Ultrasound pelvis — Informasi pasien · Ruqelo Health
Radiology·Radiology
Ultrasound pelvis
Ruqelo Health — Bawa ke janji temu Anda
Ringkasan edukasi — bukan nasihat medis. Diskusikan dengan tenaga kesehatan Anda.
Berdasarkan panduan klinis Saudi
Gambaran umum
Ultrasonografi (USG) panggul adalah pemeriksaan pencitraan yang menggunakan gelombang suara frekuensi tinggi untuk menghasilkan gambar organ dan jaringan di dalam panggul. Pemeriksaan ini aman, tidak menggunakan radiasi, dan tidak menimbulkan rasa sakit. Dokter sering menggunakannya untuk melihat rahim, indung telur, kandung kemih, dan prostat.
Fakta penting
Pemeriksaan tidak menggunakan radiasi, sehingga aman untuk ibu hamil dan anak-anak.
Prosedur biasanya memakan waktu 15–30 menit.
Anda mungkin diminta minum air putih sebelum pemeriksaan agar kandung kemih penuh, sehingga gambar lebih jelas.
Hasil USG panggul membantu dokter mendiagnosis berbagai kondisi, seperti kista ovarium, miom rahim, atau gangguan prostat.
Pertanyaan tentang artikel ini
Ya, USG panggul adalah pemeriksaan yang sangat umum dilakukan untuk mengevaluasi kesehatan organ reproduksi dan saluran kemih. Di Indonesia, banyak puskesmas dan rumah sakit yang memiliki alat USG untuk pemeriksaan ini.

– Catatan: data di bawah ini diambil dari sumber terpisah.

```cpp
#define CRH_ROLL_HITS_MAX 136u
#define CRH_ROLL_IDS_MISSES (CRH_IDS_HITS + 2u * CRH_ROLL_HITS_MAX)
#define CRH_ROLL_IDS_BYTES (CRH_ROLL_IDS_MISSES + 128u)
#ifndef CRH_ROLL_SLOTS
#define CRH_ROLL_SLOTS 4u
#endif
#ifndef CRH_ROLL_FIFO
#define CRH_ROLL_FIFO 0
#endif
#define CRH_ROLL_SLOT_SHIFT 30u
#define CRH_ROLL_ITEM_MASK 0x3FFFFFFFu


template <int LEVEL, int WPS, bool PROG, int SAMP, bool WIDE = false>
__global__ __launch_bounds__(CRH_BLOCK, CRH_WPS_OVERRIDE) void k_pathtrace_roll(const DScene Sarg, const crh_render_params P, const BlockQueue Q, float *fb,
																 unsigned long long *counters,
																 float *stage, int chunk, unsigned long long *waveStats, const Sched K, float *queues, uint32_t *ovfAll, unsigned int *errFlag) {
	__shared__ uint32_t s_stack[CRH_STACK_LDS * CRH_BLOCK];
	__shared__ uint32_t s_park[CRH_PARK_SLOTS * CRH_BLOCK];
	enum { RQ_RAYS, RQ_HITS, RQ_MISSES, RQ_FREE, RQ_CLS_LO, RQ_CLS_HI,
	       RQ_GENLEFT,
	       RQ_FLAGS,
	       RQ_HEAD,
	       RQ_OPEN,
	       RQ_GEN,
	       RQ_DRY,
	       RQ_SLOT0 };
	enum { SJ_X0, SJ_Y0, SJ_WH , SJ_BWBH , SJ_PASS0, SJ_PASSN, SJ_NEXT, SJ_OUT,
	       SJ_BASE_LO, SJ_BASE_HI,
	       SJ_WORDS };
	enum { SJ_WH_DEFER = 1 << 30 };
	enum { SJ_WH_H_MASK = 0x3FFF };
#define CRH_RQ_IS_DRY(v) ((v) != 0)
	enum { NS = (int)CRH_ROLL_SLOTS, RQ_WORDS = RQ_SLOT0 + NS * SJ_WORDS };
	static_assert(NS >= 2 && NS <= 4, "2..4 job slots (two bits of the item word)");
	static_assert((CRH_STACK_LDS + CRH_PARK_SLOTS) * CRH_BLOCK * 4 + (CRH_BLOCK / 64) * (CRH_ROLL_IDS_BYTES + RQ_WORDS * 4) + 512 + 256 + CRH_INST_LDS_BYTES + CRH_SHADE_LDS_BYTES <= 40960, "4 blocks per CU share 160 KB of LDS (incl. powf's tables)");
	const DScene S = globalize(Sarg);
	CRH_EM_POW_TABLES_INIT();
	const unsigned long long tStart = wall_clock64();
	uint32_t unitsDone = 0;
#ifdef CRH_EXP_ABS_TIMES
	unsigned long long tDry = 0;
	bool snapDone = false;
#endif
	LdsStack stk;
	stk.lds = (lds_u32 *)&s_stack[threadIdx.x];
	stk.parkp = (lds_u32 *)&s_park[threadIdx.x];
	CRH_STAGE_SHADE_TABLES();
	CRH_STAGE_INSTANCE_TABLES();
	CountersT<LEVEL, PROG, WIDE> cnt;
	memset(&cnt, 0, sizeof(cnt));
	const uint32_t lane = threadIdx.x & 63u;
	const uint32_t wave = (blockIdx.x * CRH_BLOCK + threadIdx.x) >> 6;
	__shared__ uint8_t s_cls[256];
	const bool sorted = K.sortFrom > 0 && S.shade_classes >= (uint32_t)K.sortFrom && S.instance_count <= 256u;
	if (sorted) {
		for (uint32_t i = threadIdx.x; i < S.instance_count; i += CRH_BLOCK) s_cls[i] = (uint8_t)CRH_DINST_CLASS(S.instances[i].kind);
		__syncthreads();
	}
	stk.ovf = (glb_u32 *)ovfAll + (size_t)__builtin_amdgcn_readfirstlane(wave) * CRH_OVF_WORDS_PER_WAVE;
	const size_t slabFloats = (size_t)Q.bw * Q.bh * chunk * 3;
	float *const myStage = stage + (size_t)__builtin_amdgcn_readfirstlane(wave) * (size_t)NS * slabFloats;
	const int passEnd = P.first_pass + P.pass_count;
	const uint32_t trisOff = (uint32_t)((const char *)S.tris - (const char *)S.nodes);
	constexpr bool LEANTAB = CRH_PATH_LEAN && !PROG;
// ... 36 lines not shown
		if (open > 0) {
			lds_int *gj = wq + RQ_SLOT0 + wq[RQ_GEN] * SJ_WORDS, *oj = wq + RQ_SLOT0 + head * SJ_WORDS;
			const int gb = gj[SJ_BWBH], ob = oj[SJ_BWBH];
			left = (gb & 0xFFFF) * (gb >> 16) * gj[SJ_PASSN] - gj[SJ_NEXT];
			if (left < 0) left = 0;
			moreChunks = !(gj[SJ_WH] & SJ_WH_DEFER) && gj[SJ_PASS0] + gj[SJ_PASSN] < passEnd;
			if (oj[SJ_NEXT] >= (ob & 0xFFFF) * (ob >> 16) * oj[SJ_PASSN] && oj[SJ_OUT] == 0 && (open > 1 || !moreChunks)) flags |= 1;
		}
		if (open < NS && (!CRH_RQ_IS_DRY(wq[RQ_DRY]) || moreChunks)) flags |= 2;
		wq[RQ_GENLEFT] = left; wq[RQ_FLAGS] = flags;
	};

	if (lane == 0) {
		wq[RQ_RAYS] = 0; wq[RQ_HITS] = 0; wq[RQ_MISSES] = 0; wq[RQ_FREE] = (int)CRH_PATHS; wq[RQ_CLS_LO] = 0; wq[RQ_CLS_HI] = 0;
		wq[RQ_HEAD] = 0; wq[RQ_OPEN] = 0; wq[RQ_GEN] = 0; wq[RQ_DRY] = 0;
		for (int i = 0; i < NS * SJ_WORDS; ++i) wq[RQ_SLOT0 + i] = 0;
		refreshJobWords();
	}
	for (uint32_t i = lane; i < CRH_PATHS; i += 64u) ids[i] = (uint8_t)i;
	__threadfence_block();
	Walk w;
	memset(&w, 0, sizeof(w));
	w.phase = PH_IDLE;
	uint32_t myPath = 0;
	auto retireRefill = [&](int &rq, int &hq, int &mq) __attribute__((always_inline)) {
		const bool fin = (w.phase == PH_SHADE);
		const bool finHit = fin && w.hit.inst >= 0, finMiss = fin && w.hit.inst < 0;
		const unsigned long long hm = __ballot(finHit), mm = __ballot(finMiss);
		uint32_t cls = 0;
		if (fin) {
// ... 34 lines not shown
		if (idle && (int)er < take) {
			myPath = myRay;
#else
		if (idle && (int)er < take) {
			myPath = ids[CRH_IDS_RAYS + (uint32_t)(rq - take) + er];
#endif
			const f4 *q = tab.rec(myPath);
			const f4 q0 = q[0], q1 = q[1];
			{ TablePort<SAMP> port2{tab.rec(myPath)}; walkBegin(S, w, stk, v3{q0.x, q0.y, q0.z}, v3{q1.x, q1.y, q1.z}, cnt, port2, (uint32_t)K.rayFlags); }
			if constexpr (LEVEL >= 2) {
				if (dumpRays && dumpCount + er < dumpCap) { float *o = dumpRays + (size_t)(dumpCount + er) * 6u; o[0] = q0.x; o[1] = q0.y; o[2] = q0.z; o[3] = q1.x; o[4] = q1.y; o[5] = q1.z; }
			}
		}
		if constexpr (LEVEL >= 2) dumpCount += (uint32_t)take;
		hq += (int)__popcll(hm); mq += (int)__popcll(mm); rq -= take;
		if (lane == 0) { wq[RQ_HITS] = hq; wq[RQ_MISSES] = mq; wq[RQ_RAYS] = rq; }
		__threadfence_block();
	};
	uint32_t guard = (uint32_t)K.roundLimit;
	for (;;) {
		if (--guard == 0u) { if (lane == 0) atomicOr(errFlag, CRH_ERRFLAG_ROUND_LIMIT); break; }
#ifdef CRH_EXP_ABS_TIMES
		if (waveStats && !snapDone && (guard & 15u) == 0u) {
			uint32_t handedOut = 0;
			if (lane == 0) handedOut = __hip_atomic_load((uint32_t *)Q.counter, __ATOMIC_RELAXED, __HIP_MEMORY_SCOPE_AGENT);
			handedOut = __builtin_amdgcn_readfirstlane(handedOut);
			if (handedOut >= Q.total) {
				snapDone = true;
				if (lane == 0) {
					const int head = wq[RQ_HEAD], open = wq[RQ_OPEN];
					unsigned long long notGenerated = 0, notStaged = 0;
// ... 59 lines not shown
					const bool isT = nTw >= K.triInRun && w.phase == PH_TRI;
					if constexpr (LEVEL >= 2) {
						if (lane == 0) { CRH_WCTR(11, 1); CRH_WCTR(17, now); }
#ifdef CRH_CENSUS
						const uint32_t wf = (uint32_t)__popcll(__ballot(w.phase == PH_SHADE || w.phase == PH_IDLE));
						if (lane == 0) { CRH_WCTR(30, nTw >= K.triInRun ? 0u : (uint32_t)nTw); CRH_WCTR(31, wf); if (nTw >= K.triInRun) { CRH_WCTR(26, 1); CRH_WCTR(27, nTw); } }
#endif
					}
					if (isN || isT) {
						const uint32_t off = isN ? (uint32_t)(w.node << (WIDE ? 4 : 5)) : trisOff + w.pA * 48u;
						const char *rec = (const char *)S.nodes + off;
						q0 = *(const f4 *)rec; q1 = *(const f4 *)(rec + 16); q2 = *(const f4 *)(rec + 32); q3 = *(const f4 *)(rec + 48);
						if (WIDE || isT) { q4 = *(const f4 *)(rec + 64); q5 = *(const f4 *)(rec + 80); }
						if (WIDE && isN) { q6 = *(const f4 *)(rec + 96); q7 = *(const f4 *)(rec + 112); }
					}
					if constexpr (WIDE) { if (isN) stepWideLoaded<true>(S, w, stk, cnt, port, q0, q1, q2, q3, q4, q5, q6, q7); }
					else
					if (isN) stepNodeLoaded<true>(S, w, stk, cnt, port, q0, q1, q2, q3);
					if (isT) stepTriLoaded(S, w, stk, cnt, port, q0, q1, q2, q3, q4, q5);
					if ((int)__popcll(__ballot(w.phase == PH_CTRL)) >= K.ctrlInRun) {
#ifdef CRH_CENSUS
						if constexpr (LEVEL >= 2) { const uint32_t n2 = (uint32_t)__popcll(__ballot(w.phase == PH_CTRL)); if (lane == 0) { CRH_WCTR(28, 1); CRH_WCTR(29, n2); } }
#endif
						if (w.phase == PH_CTRL) stepCtrl(S, w, stk, cnt, port);
					}
					{
						const int nFi = (int)__popcll(__ballot(w.phase == PH_SHADE)), nEi = (int)__popcll(__ballot(w.phase == PH_IDLE));
						if (nFi + nEi >= K.swapInRun && (nFi > 0 || rqRun > 0) && hqRun < 64 && mqRun < 64) {
							if constexpr (LEVEL >= 2) { if (lane == 0) { CRH_WCTR(21, 1); CRH_WCTR(23, nFi + min(nEi + nFi, rqRun)); } }
							retireRefill(rqRun, hqRun, mqRun);
							port = TablePort<SAMP>{tab.rec(myPath)};
						}
					}
					now = __popcll(__ballot(w.phase == PH_NODE));
// ... 87 lines not shown
				const BlockJob J = loadJob(g);
				const uint32_t genNext = (uint32_t)wq[RQ_SLOT0 + g * SJ_WORDS + SJ_NEXT], genItems = genNext + (uint32_t)itemsLeft;
				const uint32_t item = genNext + lane;
				int x = 0, y = 0, pass = 0;
				const bool valid = item < genItems && decodeItem(J, item, x, y, pass);
				const unsigned long long vm = __ballot(valid);
				const int n = (int)__popcll(vm);
				if constexpr (COOP_STORE) {
					f4 q0 = f4{0.0f, 0.0f, 0.0f, 0.0f}, q1 = q0, q2 = q0, q3 = q0;
					uint32_t id = 0;
					if (valid) {
						const uint32_t rk = laneRank(vm);
						id = ids[CRH_IDS_FREE_END - (uint32_t)freeQ + rk];
						v3 ro, rd;
						PathRecT<RngT<SAMP>> r;
						beginPath(S, P, x, y, pass, ro, rd, r, cnt);
						packPathRay(q0, q1, q2, q3, ro, rd, r, item | ((uint32_t)g << CRH_ROLL_SLOT_SHIFT));
						ids[CRH_IDS_RAYS + (uint32_t)raysQ + rk] = (uint8_t)id;
					}
					tab.storeRec4(id, valid, q0, q1, q2, q3);
				} else
				if (valid) {
					const uint32_t rk = laneRank(vm);
					const uint32_t id = ids[CRH_IDS_FREE_END - (uint32_t)freeQ + rk];
					v3 ro, rd;
					PathRecT<RngT<SAMP>> r;
					beginPath(S, P, x, y, pass, ro, rd, r, cnt);
					putPathRay(tab.rec(id), ro, rd, r, item | ((uint32_t)g << CRH_ROLL_SLOT_SHIFT));
					ids[CRH_IDS_RAYS + (uint32_t)raysQ + rk] = (uint8_t)id;
				}
				if (lane == 0) {
					wq[RQ_RAYS] = raysQ + n; wq[RQ_FREE] = freeQ - n;
					lds_int *j = wq + RQ_SLOT0 + g * SJ_WORDS;
					j[SJ_NEXT] = (int)(genNext + 64u); j[SJ_OUT] = j[SJ_OUT] + n;
					refreshJobWords();
				}
				__threadfence_block();
				break;
			}
			case ST_MISS: {
				const int n = min(missQn, 64);
				int mySlot = -1;
				const bool have = (int)lane < n;
				uint32_t id = 0;
				f4 q0, q1, q2, q3;
				if constexpr (COOP_LOAD_MISS) {
					if (have) id = ids[CRH_ROLL_IDS_MISSES + (uint32_t)(missQn - n) + lane];
					tab.loadRec4(id, have, q0, q1, q2, q3);
				}
// ... 163 lines not shown
	}
	if (waveStats && lane == 0) {
#ifdef CRH_EXP_ABS_TIMES
		const unsigned long long tEnd = wall_clock64();
		waveStats[2 * wave] = tStart;
		waveStats[2 * wave + 1] = (((tDry ? tDry : tEnd) - tStart) << 32) | ((tEnd - tStart) & 0xFFFFFFFFull);
		if (!snapDone) { const size_t waves = (size_t)gridDim.x * (CRH_BLOCK / 64u); waveStats[2 * (waves + wave)] = 0; waveStats[2 * (waves + wave) + 1] = 0; }
#else
		waveStats[2 * wave] = wall_clock64() - tStart;
		waveStats[2 * wave + 1] = unitsDone;
#endif
	}
	const bool lead = (lane == 0);
	if constexpr (LEVEL >= 2) { if (dumpRays && lead) waveStats[CRH_DUMP_HDR + 2 + wave] = min(dumpCount, dumpCap); }
	uint32_t v;
	v = waveSum(cnt.paths); if (lead && v) atomicAdd(&counters[0], (unsigned long long)v);
	v = waveSum(cnt.rays); if (lead && v) atomicAdd(&counters[1], (unsigned long long)v);
	if constexpr (LEVEL >= 2) {
		v = waveSum(cnt.node_tests); if (lead && v) atomicAdd(&counters[2], (unsigned long long)v);
		v = waveSum(cnt.tri_tests); if (lead && v) atomicAdd(&counters[3], (unsigned long long)v);
		v = waveSum(cnt.inst_visits); if (lead && v) atomicAdd(&counters[4], (unsigned long long)v);
		v = waveSum(cnt.inst_hits); if (lead && v) atomicAdd(&counters[5], (unsigned long long)v);
		v = waveSum(cnt.sphere_tests); if (lead && v) atomicAdd(&counters[6], (unsigned long long)v);
		v = waveSum(cnt.tex_fetches); if (lead && v) atomicAdd(&counters[7], (unsigned long long)v);
	}
}
#undef CRH_WCTR
```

Pemeriksaan ini dapat dilakukan pada siapa saja, termasuk wanita (untuk rahim dan indung telur), pria (untuk prostat dan kandung kemih), serta anak-anak (untuk melihat saluran kemih atau organ dalam).
Gejala
Segera hubungi layanan darurat jika Anda melihat:
Nyeri perut hebat yang datang tiba-tiba, terutama disertai pingsan
Perdarahan vagina yang sangat banyak dan tidak berhenti
Demam tinggi disertai nyeri panggul hebat (kemungkinan infeksi panggul akut)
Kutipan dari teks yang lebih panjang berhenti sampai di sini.